What the task requires: Determine how many lines below contain the string "ROWB" and give that number without anything else.

Source data:
----

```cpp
extern "C" int vfn_bank_match_certified(const vfn_bankmatch_desc* d, void* stream) {
    if (!d || !d->q || !d->bank_k || !d->bank_k_lp || !d->bank_len || !d->rowscale || !d->qnorm || !d->colscale) return VFN_ERR_ARG;
    if (!d->part_x3 || !d->part_f32 || !d->ulist || !d->ucount || !d->work_counter || !d->match_idx || !d->match_corr) return VFN_ERR_ARG;
    if (d->nsplit < 1 || d->nsplit_fb < 1 || d->HW < 1 || d->obj_n < 1 || d->ldq % 4 || d->stride_rs % 4) return VFN_ERR_ARG;
    static bool once = false;
    if (!once) {
        allow_lds(bank_scan_kernel<2, 2>, SCAN_LDS); allow_lds(bank_scan_kernel<1, 0, true>, SCAN_LDS);
        once = true;
    }
    hipStream_t s = (hipStream_t)stream;
    vfn_bankscan_desc sd = {};
    sd.q = d->q; sd.bank_k = d->bank_k; sd.bank_len = d->bank_len; sd.rowscale = d->rowscale;
    sd.stride_q = d->stride_q; sd.stride_k = d->stride_k; sd.stride_rs = d->stride_rs;
    sd.scale = 1.f; sd.ldq = d->ldq; sd.q_per_obj = 1; sd.HW = d->HW; sd.obj_n = d->obj_n;
    sd.work_counter = d->work_counter; sd.bank_k_lp = d->bank_k_lp;
    sd.part = d->part_x3; sd.nsplit = d->nsplit; sd.mode = 2; sd.precision = 2;
    const int items = cdiv(d->HW, QTS) * d->nsplit * d->obj_n;
    if (hipMemsetAsync(d->work_counter, 0, sizeof(int), s) != hipSuccess) return VFN_ERR_LAUNCH;
    if (hipMemsetAsync(d->ucount, 0, sizeof(int) * d->obj_n, s) != hipSuccess) return VFN_ERR_LAUNCH;
    hipLaunchKernelGGL((bank_scan_kernel<2, 2>), dim3(items < 512 ? items : 512), dim3(256), SCAN_LDS, s, sd, scan_gather{});
    hipLaunchKernelGGL(bank_match_certify_kernel, dim3(cdiv(d->HW, 32), d->obj_n), dim3(64), 0, s, *d);
    sd.part = d->part_f32; sd.nsplit = d->nsplit_fb; sd.mode = 1; sd.precision = 0; sd.bank_k_lp = nullptr;
    if (hipMemsetAsync(d->work_counter, 0, sizeof(int), s) != hipSuccess) return VFN_ERR_LAUNCH;
    hipLaunchKernelGGL((bank_scan_kernel<1, 0, true>), dim3(512), dim3(256), SCAN_LDS, s, sd, scan_gather{d->ulist, d->ucount});
    hipLaunchKernelGGL(bank_match_finish_listed_kernel, dim3(cdiv(d->obj_n * d->HW * 8, 256)), dim3(256), 0, s,
                       (const float*)d->part_f32, d->nsplit_fb, d->HW, d->obj_n, (const int*)d->ulist, (const int*)d->ucount,
                       d->match_idx, d->match_corr, d->colscale);
    return vfn_check_launch();
}

extern "C" int vfn_memread_apply(const vfn_memread_desc* d, void* stream) {
    if (!d || !d->q || !d->bank_k || !d->bank_v || !d->bank_len || !d->ml || !d->o_part) return VFN_ERR_ARG;
    if (d->nsplit < 1 || d->ldq % 4) return VFN_ERR_ARG;
    if (d->precision < 0 || d->precision > 2) return VFN_ERR_ARG;
    if (d->scores && !scores_fit(d->stride_scores, d->stride_k, d->HW)) return VFN_ERR_ARG;
    {
        static bool once_x = false;
        if (!once_x) {
            const char* e = getenv("VFN_APPLY_XCD");
            const int lin = (e && atoi(e) == 0) ? 1 : 0;
            if (lin && hipMemcpyToSymbol(HIP_SYMBOL(vfn_apply_linear_order), &lin, sizeof(int)) != hipSuccess) return VFN_ERR_LAUNCH;
            once_x = true;
        }
    }
    if (d->precision == 0) {
        static bool once_f = false;
        constexpr size_t LDS_WF = (size_t)(QTW * DK + CH * DK + QTW * CH) * sizeof(float);
        if (!once_f) { allow_lds(memread_apply_wide_kernel, LDS_WF); once_f = true; }
        const dim3 gridw(cdiv(d->HW, QTW) * d->nsplit, d->obj_n);
        if (d->scores) hipLaunchKernelGGL(memread_apply_ss_kernel, gridw, dim3(512), (size_t)2 * QTW * CH * sizeof(float), (hipStream_t)stream, *d);
        else hipLaunchKernelGGL(memread_apply_wide_kernel, gridw, dim3(512), LDS_WF, (hipStream_t)stream, *d);
        return vfn_check_launch();
    }
    {
        static bool once_w = false;
        constexpr size_t LDS_W1 = (size_t)QTW * DK * 2 + (size_t)CH * DK * 4 + 2 * (size_t)QTW * CH * 2;
        constexpr size_t LDS_W2 = LDS_W1 + (size_t)QTW * DK * 2;
        if (!once_w) { allow_lds(memread_apply_lpw_kernel<false>, LDS_W1); allow_lds(memread_apply_lpw_kernel<true>, LDS_W2); once_w = true; }
        const dim3 gridw(cdiv(d->HW, QTW) * d->nsplit, d->obj_n);
        static int img_bf16 = 1;
        if (d->bank_k_lp && d->bank_v_lp && (d->precision == 2 || img_bf16)) {
            static bool once_s = false;
            if (!once_s) {
                allow_lds(memread_apply_shw_kernel<true>, LDS_W2);
                allow_lds(memread_apply_shw_kernel<false>, LDS_W1);
                const char* e = getenv("VFN_APPLY_IMG_BF16");
                if (e) img_bf16 = atoi(e);
                once_s = true;
            }
            static bool once_p = false;
            if (!once_p) { allow_lds(memread_apply_pipe_kernel, APPLY_PIPE_LDS); once_p = true; }
            const char* ep = getenv("VFN_APPLY_PIPE");
            const bool pipe = !(ep && atoi(ep) == 0);
            if (d->precision == 2) hipLaunchKernelGGL(memread_apply_shw_kernel<true>, gridw, dim3(512), LDS_W2, (hipStream_t)stream, *d);
            else if (img_bf16 && pipe) hipLaunchKernelGGL(memread_apply_pipe_kernel, gridw, dim3(512), APPLY_PIPE_LDS, (hipStream_t)stream, *d);
            else if (img_bf16) hipLaunchKernelGGL(memread_apply_shw_kernel<false>, gridw, dim3(512), LDS_W1, (hipStream_t)stream, *d);
            if (d->precision == 2 || img_bf16) return vfn_check_launch();
        }
        if (d->precision == 1) hipLaunchKernelGGL(memread_apply_lpw_kernel<false>, gridw, dim3(512), LDS_W1, (hipStream_t)stream, *d);
        else hipLaunchKernelGGL(memread_apply_lpw_kernel<true>, gridw, dim3(512), LDS_W2, (hipStream_t)stream, *d);
// ... 19 lines not shown
```

Before: 160.6.

## Add top-k certification, self-resetting work counters, and optional x3 pipelined scan

The certified bank-match path gets a new top-k certify kernel, enabled by default. It collects up to eight near-best candidates per column from the split partials and re-scores them exactly in f32 with MFMA, so fewer columns fall back to the full f32 gather scan. The scan kernels now reset the work counter on the last draw, and a single-block gather_finish kernel resets ucount, which removes the per-call hipMemsetAsync operations. An optional pipelined x3 (hi/lo bf16) scan variant is added behind an environment variable. The single-block finish kernel may serialise work when many columns are uncertified.

```diff
diff --git a/v-floodnet_amd/csrc/memory_read.hip b/v-floodnet_amd/csrc/memory_read.hip
--- a/v-floodnet_amd/csrc/memory_read.hip
+++ b/v-floodnet_amd/csrc/memory_read.hip
@@ -140,7 +140,41 @@
 __device__ unsigned long long vfn_census_buf[4096 * 4];
 #endif
 
-struct scan_gather { const int* list; const int* count; };
+struct scan_gather { const int* list; int* count; int* idx; float* corr; const float* colscale; };
+
+__device__ __forceinline__ bool last_draw(int item, int total) { return item == total + (int)gridDim.x - 1; }
+__device__ __forceinline__ int gcount(const scan_gather& g, int obj, int HW) { return min(g.count[obj], HW); }
+
+__device__ void gather_finish(const vfn_bankscan_desc& p, const scan_gather& g, int tid) {
+    int ncol = 0;
+    for (int o = 0; o < p.obj_n; ++o) ncol += gcount(g, o, p.HW);
+    const int lane = tid & 63, wave = tid >> 6;
+    for (int c = wave; c < ncol; c += 4) {
+        int i = c, obj = 0;
+        while (i >= gcount(g, obj, p.HW)) { i -= gcount(g, obj, p.HW); ++obj; }
+        float m = -INFINITY, x = __int_as_float(0x7fffffff);
+        auto fold = [&](float om, float ox) {
+            const int i0 = __float_as_int(x), i1 = __float_as_int(ox);
+            if (om > m || (om == m && i1 < i0)) { m = om; x = ox; }
+        };
+        for (int s = lane; s < p.nsplit; s += 64) {
+            const float* src = p.part + (((size_t)obj * p.nsplit + s) * p.HW + i) * 2;
+            fold(src[0], src[1]);
+        }
+#pragma unroll
+        for (int o = 32; o >= 1; o >>= 1) fold(__shfl_xor(m, o, 64), __shfl_xor(x, o, 64));
+        if (lane == 0) {
+            const size_t cc = (size_t)obj * p.HW + g.list[(size_t)obj * p.HW + i];
+            g.idx[cc] = __float_as_int(x);
+            g.corr[cc] = m * g.colscale[cc];
+        }
+    }
+    __syncthreads();
+    for (int o = tid; o < p.obj_n; o += 256) atomicExch(g.count + o, 0);
+}
+
+__global__ __launch_bounds__(256)
+void gather_finish_kernel(const vfn_bankscan_desc p, const scan_gather g) { gather_finish(p, g, threadIdx.x); }
 
 template <int MODE, int PREC = 0, bool GATHER = false>
 __global__ __launch_bounds__(256, 2)
@@ -158,23 +192,26 @@
     int total = p.nsplit * qtiles * p.obj_n;
     if constexpr (GATHER) {
         total = 0;
-        for (int o = 0; o < p.obj_n; ++o) total += p.nsplit * ((gather.count[o] + QTS - 1) / QTS);
+        for (int o = 0; o < p.obj_n; ++o) total += p.nsplit * ((gcount(gather, o, p.HW) + QTS - 1) / QTS);
     }
   for (;;) {
     if (tid == 0) s_item = atomicAdd(p.work_counter, 1);
     __syncthreads();
     int item = s_item;
     __syncthreads();
-    if (item >= total) break;
+    if (item >= total) {
+        if (tid == 0 && last_draw(item, total)) atomicExch(p.work_counter, 0);
+        break;
+    }
     int obj, qt, split;
     if constexpr (GATHER) {
         obj = 0;
         for (;;) {
-            const int n = p.nsplit * ((gather.count[obj] + QTS - 1) / QTS);
+            const int n = p.nsplit * ((gcount(gather, obj, p.HW) + QTS - 1) / QTS);
             if (item < n) break;
             item -= n; ++obj;
         }
-        const int qtl = (gather.count[obj] + QTS - 1) / QTS;
+        const int qtl = (gcount(gather, obj, p.HW) + QTS - 1) / QTS;
         qt = item % qtl;
         split = item / qtl;
     } else {
@@ -183,7 +220,7 @@
         split = item / (p.obj_n * qtiles);
     }
     const int q0 = qt * QTS + wave * 32;
-    const int ncol = GATHER ? gather.count[obj] : p.HW;
+    const int ncol = GATHER ? gcount(gather, obj, p.HW) : p.HW;
     const int B = p.bank_len[obj];
     const bool lp_image = PREC != 0 && p.bank_k_lp != nullptr;
     const float* K = (lp_image ? reinterpret_cast<const float*>(p.bank_k_lp) : p.bank_k) + (size_t)obj * p.stride_k;
@@ -406,27 +443,35 @@
   }
 }
 
-constexpr size_t SCAN_PIPE_LDS = 2 * (size_t)CH * DK * 2 + 2 * CH * sizeof(float);
-constexpr unsigned SCAN_PIPE_SC0 = 2 * CH * DK * 2;
+template <int MODE> constexpr unsigned scan_pipe_row() { return MODE == 2 ? 512u : 256u; }
+template <int MODE> constexpr unsigned scan_pipe_sc0() { return 2 * CH * scan_pipe_row<MODE>(); }
+template <int MODE> constexpr size_t scan_pipe_lds() { return scan_pipe_sc0<MODE>() + 2 * CH * sizeof(float); }
+constexpr size_t SCAN_PIPE_LDS = scan_pipe_lds<0>();
 
 template <int MODE>
 __global__ __launch_bounds__(256, 2)
 void bank_scan_pipe_kernel(const vfn_bankscan_desc p) {
     extern __shared__ __attribute__((aligned(16))) char smem[];
     __shared__ int s_item;
+    constexpr bool X3 = MODE == 2;
+    constexpr unsigned ROWB = scan_pipe_row<MODE>(), SC0 = scan_pipe_sc0<MODE>();
+    constexpr int KJ = X3 ? 8 : 4;
 
     const int tid = threadIdx.x, lane = tid & 63, wave = tid >> 6;
     const int li = lane & 31, lh = lane >> 5;
     const int qtiles = (p.HW + QTS - 1) / QTS;
     const int total = p.nsplit * qtiles * p.obj_n;
-    const int krow = tid >> 2, kc4 = (tid & 3) * 4;
+    const int krow = tid >> 2, kc4 = (tid & 3) * KJ;
     const unsigned klane_off = (unsigned)krow * 512u + (unsigned)kc4 * 16u;
   for (;;) {
     if (tid == 0) s_item = atomicAdd(p.work_counter, 1);
     __syncthreads();
     const int item = s_item;
     __syncthreads();
-    if (item >= total) break;
+    if (item >= total) {
+        if (tid == 0 && last_draw(item, total)) atomicExch(p.work_counter, 0);
+        break;
+    }
     const int obj = item % p.obj_n;
     const int qt = (item / p.obj_n) % qtiles;
     const int split = item / (p.obj_n * qtiles);
@@ -438,29 +483,32 @@
     int c_lo, c_hi;
     chunk_range(B, p.nsplit, split, c_lo, c_hi);
 
-    u32x4 kst[2][4];
+    u32x4 kst[2][KJ];
     f32x4 sst[2];
-    const float* rs = MODE == 1 ? p.rowscale + (size_t)obj * p.stride_rs : nullptr;
+    const float* rs = MODE >= 1 ? p.rowscale + (size_t)obj * p.stride_rs : nullptr;
     auto load_k = [&](int c, auto SET_) {
         constexpr int set = decltype(SET_)::value;
         const int b0 = c * CH;
         const __amdgpu_buffer_rsrc_t r = __builtin_amdgcn_make_buffer_rsrc(const_cast<char*>(Kimg + (size_t)b0 * 512), 0, min(CH, B - b0) * 512, 0x00020000);
 #pragma unroll
-        for (int j = 0; j < 4; ++j) kst[set][j] = __builtin_amdgcn_raw_buffer_load_b128(r, klane_off, 16 * j, 0);
-        if constexpr (MODE == 1) { if (tid < 16) sst[set] = *reinterpret_cast<const f32x4*>(rs + b0 + 4 * tid); }
+        for (int j = 0; j < KJ; ++j) kst[set][j] = __builtin_amdgcn_raw_buffer_load_b128(r, klane_off, 16 * j, 0);
+        if constexpr (MODE >= 1) { if (tid < 16) sst[set] = *reinterpret_cast<const f32x4*>(rs + b0 + 4 * tid); }
     };
     auto store_k = [&](int buf, auto SET_) {
         constexpr int set = decltype(SET_)::value;
-        char* d = smem + buf * (CH * DK * 2);
-#pragma unroll
-        for (int j = 0; j < 4; ++j) *reinterpret_cast<u32x4*>(d + swzq(krow, kc4 + j)) = kst[set][j];
-        if constexpr (MODE == 1) { if (tid < 16) *reinterpret_cast<f32x4*>(smem + SCAN_PIPE_SC0 + buf * (CH * 4) + tid * 16) = sst[set]; }
+        char* d = smem + buf * (CH * ROWB);
+#pragma unroll
+        for (int j = 0; j < KJ; ++j) {
+            const int cc = kc4 + j;
+            *reinterpret_cast<u32x4*>(d + (X3 ? swzk(krow, cc >> 4, cc & 15) : swzq(krow, cc))) = kst[set][j];
+        }
+        if constexpr (MODE >= 1) { if (tid < 16) *reinterpret_cast<f32x4*>(smem + SC0 + buf * (CH * 4) + tid * 16) = sst[set]; }
     };
     using Z0 = std::integral_constant<int, 0>; using Z1 = std::integral_constant<int, 1>;
     if (c_lo < c_hi) load_k(c_lo, Z0{});
     if (c_lo + 1 < c_hi) load_k(c_lo + 1, Z1{});
 
-    bf16x8 qh[8];
+    bf16x8 qh[8], ql[X3 ? 8 : 1];
     {
         const int q = min(q0 + li, p.HW - 1);
         const float* qrow = Q + (size_t)q * p.ldq + 8 * lh;
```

----

Reply: 2